注视着慕容凌似小孩般微嘟起的嘴角,苏樱不由的嗤笑,"是,你是大英雄。我这不是来看你了吗?"
慕容凌看的出来,她脸上的疲惫,哀伤,以及无助。
慕容凌一双厉眸看向苏樱,"看来,你是因心情不好,才来找我解闷的。"
心中滑过一抹苦涩,一种从来没有过的感觉。
苏樱闻言,略有些不自在的拂了拂秀发,"心情不好是真,但是解闷就算了,就依你目前的身体状态,我还真是不忍心。"
听着苏樱故作调侃的声音,慕容凌一双黑眸越发的幽深,浅笑着开口,"放心吧,我身残志不残,再说,以我的身体状况,不管是拥抱还是接吻,都是没有问题的。"

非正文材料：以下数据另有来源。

static int post_demod(vistaf_ftp_handle *hd, int B, float *d_height_mm, uint8_t *d_reliable, double *d_scalars, int32_t *d_status,
                      const CarrierGeom *pair_geom, hipStream_t st, const int *bad_count = nullptr)
{
    if (!bad_count) bad_count = hd->bad_count;
    const vistaf_ftp_config &c = hd->cfg;
    int h = hd->h, w = hd->w, P = hd->P;
    bool timed = hd->timing;

    if (timed) hipEventRecord(hd->ev[ST_RELIABLE], st);
    if (hd->g_qual.k) blur(hd, hd->prod, hd->quality, hd->g_qual, B, st);
    else HIPCHK(hipMemcpyAsync(hd->quality, hd->prod, (size_t)B * P * sizeof(float), hipMemcpyDeviceToDevice, st));
    const float *qual = hd->quality;
    launch_select(qual, hd->roi, 0, nullptr, false, hd->req_amp, 1, hd->amp_thr, nullptr, B, P, st, chain_scratch(hd));
    launch_threshold_mask(qual, hd->roi, hd->amp_thr, hd->rel0, B, P, st);
    {
        uint8_t *src = hd->rel0, *dst = hd->rel1;
        if (c.valid_close_iters >= 1 && 2 * c.valid_close_iters <= 4) {
            int ops[4];
            for (int it = 0; it < c.valid_close_iters; it++) { ops[it] = 1; ops[c.valid_close_iters + it] = 0; }
            launch_morph_seq(hd->rel0, hd->rel1, hd->rel2, B, h, w, hd->se_close, ops, 2 * c.valid_close_iters, hd->roi, nullptr, st, hd->morph_pre);
            src = hd->rel1;
        } else {
            for (int it = 0; it < 2 * c.valid_close_iters; it++) {
                const bool dil = it < c.valid_close_iters;
                launch_morph(src, dst, B, h, w, hd->se_close, dil, it == 2 * c.valid_close_iters - 1 ? hd->roi : nullptr, nullptr, st, hd->morph_pre);
                src = dst;
                dst = dst == hd->rel1 ? hd->rel2 : hd->rel1;
            }
        }
        launch_cc_label(src, hd->labels, B, h, w, st);
        launch_cc_largest(hd->labels, hd->area, hd->cc_best, hd->roi, hd->rel2, B, P, st);
    }
    if (c.reliable_edge_margin_px > 0) {
        RowSpanSE ball;
        if (chamfer_ball((float)c.reliable_edge_margin_px, &ball))
            launch_morph(hd->rel2, hd->reliable, B, h, w, ball, false, nullptr, nullptr, st, hd->morph_pre);
        else {
            launch_chamfer(hd->rel2, false, hd->rowdist, hd->dist, B, h, w, c.reliable_edge_margin_px + 1, st, hd->tiers.chamfer_twopass != 0);
            launch_erode_by_dist(hd->dist, hd->rel2, (float)c.reliable_edge_margin_px, hd->reliable, B, P, st);
        }
    } else HIPCHK(hipMemcpyAsync(hd->reliable, hd->rel2, (size_t)B * P, hipMemcpyDeviceToDevice, st));
    launch_count_u8(hd->reliable, hd->rel_count, B, P, st);
    launch_mark_empty(hd->rel_count, hd->status, B, st);

    if (timed) hipEventRecord(hd->ev[ST_UNWRAP_RANK], st);
    launch_unwrap(hd->wrapped, qual, hd->reliable, hd->unwrapped, hd->parent, hd->unwrap_scratch, hd->status, B, h, w, st,
                  timed ? hd->ev[ST_UNWRAP_TREE] : nullptr, timed ? hd->ev[ST_UNWRAP] : nullptr, hd->tiers.big_flood_handback != 0, hd->tiers.unwrap_fast ? hd->unwrap_need : nullptr);

    if (timed) hipEventRecord(hd->ev[ST_DETREND], st);
    if (c.plane_order_for_removal > 0)
        launch_robust_polyfit(hd->unwrapped, hd->reliable, c.plane_order_for_removal, c.irls_iters, (float)c.irls_c, 200, 500, hd->coef, hd->phase1, B, h, w, st, chain_scratch(hd));
    else
        HIPCHK(hipMemcpyAsync(hd->phase1, hd->unwrapped, (size_t)B * P * sizeof(float), hipMemcpyDeviceToDevice, st));
    launch_robust_polyfit(hd->phase1, hd->reliable, c.poly_order, c.irls_iters, (float)c.irls_c, 200, 0, hd->coef, hd->resid0, B, h, w, st, chain_scratch(hd));
    launch_select(hd->resid0, hd->reliable, (size_t)P, nullptr, true, hd->req_contact, 3, hd->thr3, nullptr, B, P, st, chain_scratch(hd));
    launch_contact_mask(hd->resid0, hd->reliable, hd->thr3, hd->rel_count, hd->contact_count, c.min_contact_frac, c.max_contact_frac,
                        hd->contact, hd->thr_used, B, P, st);
    {
        int iters = c.dilate_iters;
        if (iters <= 0) HIPCHK(hipMemcpyAsync(hd->contact_d, hd->contact, (size_t)B * P, hipMemcpyDeviceToDevice, st));
        else if (iters <= 4) {
            int ops[4] = {1, 1, 1, 1};
            launch_morph_seq(hd->contact, hd->contact_d, hd->cand, B, h, w, hd->se_contact, ops, iters, nullptr, hd->reliable, st, hd->morph_pre);
        } else {
            uint8_t *src = hd->contact, *dst = hd->contact_d;
            uint8_t *bufs[2] = {hd->contact_d, hd->cand};
            for (int it = 0; it < iters; it++) {
                dst = bufs[it & 1];
                launch_morph(src, dst, B, h, w, hd->se_contact, true, nullptr, it == iters - 1 ? hd->reliable : nullptr, st, hd->morph_pre);
                src = dst;
            }
            if (src != hd->contact_d) HIPCHK(hipMemcpyAsync(hd->contact_d, src, (size_t)B * P, hipMemcpyDeviceToDevice, st));
        }
    }
    launch_background(hd->reliable, hd->contact_d, hd->rel_count, hd->bg_count, hd->background, B, P, st);
    launch_robust_polyfit(hd->phase1, hd->background, c.poly_order, c.irls_iters, (float)c.irls_c, 200, 0, hd->coef, hd->detr, B, h, w, st, chain_scratch(hd));
    launch_select(hd->detr, hd->background, (size_t)P, nullptr, false, hd->req_med, 1, hd->bg_med, nullptr, B, P, st, chain_scratch(hd));

    if (timed) hipEventRecord(hd->ev[ST_SMOOTH_FLIP], st);
    const bool smooth_rel = hd->g_rel.k > 0;
    if (fuses(hd, hd->g_rel)) launch_smooth_reliable(hd->detr, hd->bg_med, hd->reliable, hd->hmap, hd->g_rel.d, hd->g_rel.k, B, h, w, st);
    else if (smooth_rel) {
        launch_sub_scalar_mask(hd->detr, hd->bg_med, hd->reliable, hd->z0, hd->mplane, B, P, st);
        blur(hd, hd->z0, hd->num, hd->g_rel, B, st);
        blur(hd, hd->mplane, hd->den, hd->g_rel, B, st);
        launch_div_planes(hd->num, hd->den, hd->hmap, B, P, st);
    } else launch_zeroed_keep_nan(hd->detr, hd->bg_med, hd->reliable, hd->hmap, B, P, st);
    launch_select(hd->hmap, hd->reliable, (size_t)P, nullptr, false, hd->req_core, 1, hd->core_thr, nullptr, B, P, st, chain_scratch(hd));
    launch_select(hd->hmap, hd->reliable, (size_t)P, hd->core_thr, false, hd->req_med, 1, hd->core_med, nullptr, B, P, st, chain_scratch(hd));
    launch_core_flip(hd->hmap, hd->core_med, hd->flipped, B, P, st);

    const uint8_t *orel = hd->reliable;
    if (!smooth_rel) {
        const int ksz = std::max(3, c.hole_neighborhood_px | 1);
        launch_chamfer(hd->reliable, false, hd->rowdist, hd->dist, B, h, w, c.hole_min_dist_px + 1, st, hd->tiers.chamfer_twopass != 0);
        launch_hole_candidates(hd->hmap, hd->reliable, hd->dist, ksz, (float)c.hole_known_fraction, (float)c.hole_min_dist_px, hd->hole_cand, B, h, w, st);
        launch_select(hd->hmap, hd->reliable, (size_t)P, nullptr, false, hd->req_med, 1, hd->hole_med, nullptr, B, P, st, chain_scratch(hd));
        launch_hole_tmp(hd->hmap, hd->reliable, hd->hole_cand, hd->hole_med, hd->z0, B, P, st);
        launch_select(hd->z0, hd->reliable, (size_t)P, nullptr, false, hd->req_med, 1, hd->hole_fill, nullptr, B, P, st, chain_scratch(hd));
        launch_hole_zin(hd->z0, hd->hole_fill, B, P, st);
        {
            const int range = std::min(100, std::max(1, cv_round((double)c.inpaint_radius)));
            const int32_t *only = nullptr;
            if (hd->tiers.inpaint != 1) only = launch_inpaint_window(hd->z0, hd->hole_cand, range, hd->inpaint_win_scratch, B, h, w, st, nullptr, hd->tiers.telea_two_tier != 0, hd->tiers.telea_mw != 0);
            launch_inpaint_telea(hd->z0, hd->hole_cand, range, hd->inpaint_scratch, hd->status, only, B, h, w, st);
        }
        launch_hole_merge(hd->hmap, hd->reliable, hd->hole_cand, hd->z0, hd->out_rel, B, P, st);
        orel = hd->out_rel;
    }

    if (timed) hipEventRecord(hd->ev[ST_COMPOSE], st);
    bool use_band = c.frontier_zero_band_px > 0;
    float band = (float)c.frontier_zero_band_px;
    if (use_band) launch_chamfer_pair(orel, hd->rowdist, hd->dist, hd->area, hd->depth, B, h, w, c.frontier_zero_band_px + 2, st, hd->tiers.chamfer_twopass != 0);
    else HIPCHK(hipMemsetAsync(hd->dist, 0x7f, (size_t)B * P * sizeof(float), st));
    const bool fuse_compose = fuses(hd, hd->g_unrel);
    if (fuse_compose)
        launch_compose_finalize_mm(hd->hmap, orel, hd->roi, hd->dist, use_band ? band : 1.0f, hd->roi_den, use_band ? hd->depth : hd->dist, band,
                                   use_band ? 1 : 0, hd->hcurve, hd->use_neg, hd->unitless, hd->depth, hd->cand, hd->gmax, hd->g_unrel.d, hd->g_unrel.k,
                                   B, h, w, st);
    else {
        launch_frontier_compose(hd->hmap, orel, hd->roi, hd->dist, use_band ? band : 1.0f, hd->z0f, B, P, st);
// ... 158 lines not shown
    return 0;
}
int vistaf_ftp_get_stage_times(vistaf_ftp_handle *hd, float *ms_out, int n)
{
    if (!hd || !ms_out) return fail(VISTAF_E_INVALID, "null argument");
    for (int i = 0; i < n && i < ST_COUNT; i++) ms_out[i] = hd->stage_ms[i];
    return 0;
}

苏樱不由的噗嗤乐出了声,但是心里还是不免心酸。慕容凌成为现在这样,都是她的缘故。
心里滋生起浓浓的歉疚,望着那双黑而明亮的眸子,情不自已的伸出手臂,将他揽入怀中。
"谢谢你,如果不是你,现在或许我早已去了另外的世界......"
她的嗓音似琴弦般触动了他的心弦,大掌紧紧的将她揽入怀中,想给她所有的安慰。
然而此刻,一抹冷冽的身影正站在门口方向,凝视着屋内的一切,心,是那般撕痛。
一瞬不瞬的凝视着,好似要用心中的怒火,将抱在一起的两个人燃烧。
触到门口的身影,慕容凌的手臂一松。怀中的女人也宛如感觉到身后传来炙热的目光,便慢慢回头。
当触到慕容澈那一张因温怒早已通通变形的脸,苏樱的呼吸一紧,"慕容澈......."
她不了解自己应该说些啥,所有想要解释的话,都好似被冰冻一般。
"恩,你想说些啥?"慕容澈凝视着她,冷笑起来,"没想到,我亲爱的妻子还真的是和我心灵相通,连来医院看望小凌都是这么的默契。"
明明没有带着任何的戾气,可是听起来,却是那么的冷冽。
苏樱不由的缩了缩身子,轻声开口,"既然你是来看小凌的,我就不打扰你们了。"
说罢,她转过身欲要逃开这令人窒息的空间。
只是,当她走至他身旁的后方,一双冰冷的大掌握在她的手臂上,那么大的力度,好似要将她捏碎。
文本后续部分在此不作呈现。